TASK DIRECTIONS – If a line below contains "dscale", count it; then state how many such lines there are, and nothing else.

SUPPLIED ENTRIES –
def argmax_rows(x, out=None):
    _req(x, torch.float32, "x")
    if out is None:
        out = torch.empty((x.shape[0],), dtype=torch.int32, device=x.device)
    call("lap_argmax_rows_f32", _p(x), x.shape[0], x.shape[1], x.stride(0), _p(out))
    return out


def sampling_words(seed, temperature):
    from lap_amd.sampling import inverse_temperature

    seed = int(seed) & 0xFFFFFFFFFFFFFFFF
    return seed & 0xFFFFFFFF, seed >> 32, float(inverse_temperature(temperature))


def gumbel_argmax_rows(x, temperature, seed, step, out=None):
    _req(x, torch.float32, "x")
    lo, hi, inv_t = sampling_words(seed, temperature)
    if out is None:
        out = torch.empty((x.shape[0],), dtype=torch.int32, device=x.device)
    call("lap_gumbel_argmax_rows_f32", _p(x), x.shape[0], x.shape[1], x.stride(0), inv_t, lo, hi, int(step), _p(out))
    return out


def gemm_f32(a, b, out, *, M, N, K, lda, ldb, ldc, a_kc=True, b_kc=True, bias=None, alpha=1.0, accum=False):
    for t, n in ((a, "A"), (b, "B"), (out, "C")):
        _req(t, torch.float32, n)
    call("lap_gemm_f32", _p(a), _p(b), _p(out), _p(bias), M, N, K, lda, ldb, ldc, float(alpha), int(a_kc), int(b_kc),
         int(accum))
    return out


def rmsnorm_fwd(x, scale=None, mod=None, rows_per_sample=0, eps=1e-6, save_rstd=True, mod_ld=None):
    rows, D = x.shape
    y = torch.empty_like(x)
    rstd = torch.empty(rows, dtype=torch.float32, device=x.device) if save_rstd else None
    if mod_ld is None:
        mod_ld = mod.stride(0) if mod is not None else 0
    call("lap_rmsnorm_fwd", _p(x), _p(scale), _p(mod), _p(y), _p(rstd), rows, D, rows_per_sample, mod_ld, float(eps))
    return y, rstd


def rmsnorm_bwd(x, dy, rstd, scale=None, mod=None, rows_per_sample=0, dx=None, dscale=None, dmod=None, accum_dx=False):
    rows, D = x.shape
    if dx is None:
        dx = torch.empty_like(x)
    call("lap_rmsnorm_bwd", _p(x), _p(scale), _p(mod), _p(rstd), _p(dy), _p(dx), _p(dscale), _p(dmod), rows, D,
         rows_per_sample, mod.stride(0) if mod is not None else 0, dmod.stride(0) if dmod is not None else 0,
         int(accum_dx))
    return dx


def layernorm_fwd(x, gamma, beta, eps=1e-6):
    rows, D = x.shape
    y = torch.empty_like(x)
    mean = torch.empty(rows, dtype=torch.float32, device=x.device)
    rstd = torch.empty(rows, dtype=torch.float32, device=x.device)
    call("lap_layernorm_fwd", _p(x), _p(gamma), _p(beta), _p(y), _p(mean), _p(rstd), rows, D, float(eps))
    return y, mean, rstd


def layernorm_bwd(x, dy, gamma, mean, rstd, dgamma, dbeta, dx=None, accum_dx=False, dxsum=None):
    rows, D = x.shape
    if dx is None:
        dx = torch.empty_like(x)
    call("lap_layernorm_bwd_sum", _p(x), _p(gamma), _p(mean), _p(rstd), _p(dy), _p(dx), _p(dgamma), _p(dbeta), _p(dxsum), rows, D,
         int(accum_dx))
    return dx


def rope_split_fwd(qkv, pos, B, T_seg, T_total, seg_off, NH, HD, q_scale):
    rows = B * T_seg
    q = torch.empty((rows, NH * HD), dtype=torch.bfloat16, device=qkv.device)
    k = torch.empty((rows, HD), dtype=torch.bfloat16, device=qkv.device)
    v = torch.empty((rows, HD), dtype=torch.bfloat16, device=qkv.device)
    call("lap_rope_split_fwd", _p(qkv), _p(pos), _p(q), _p(k), _p(v), B, T_seg, T_total, seg_off, NH, HD, float(q_scale))
    return q, k, v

RESULT OF THIS TASK – 2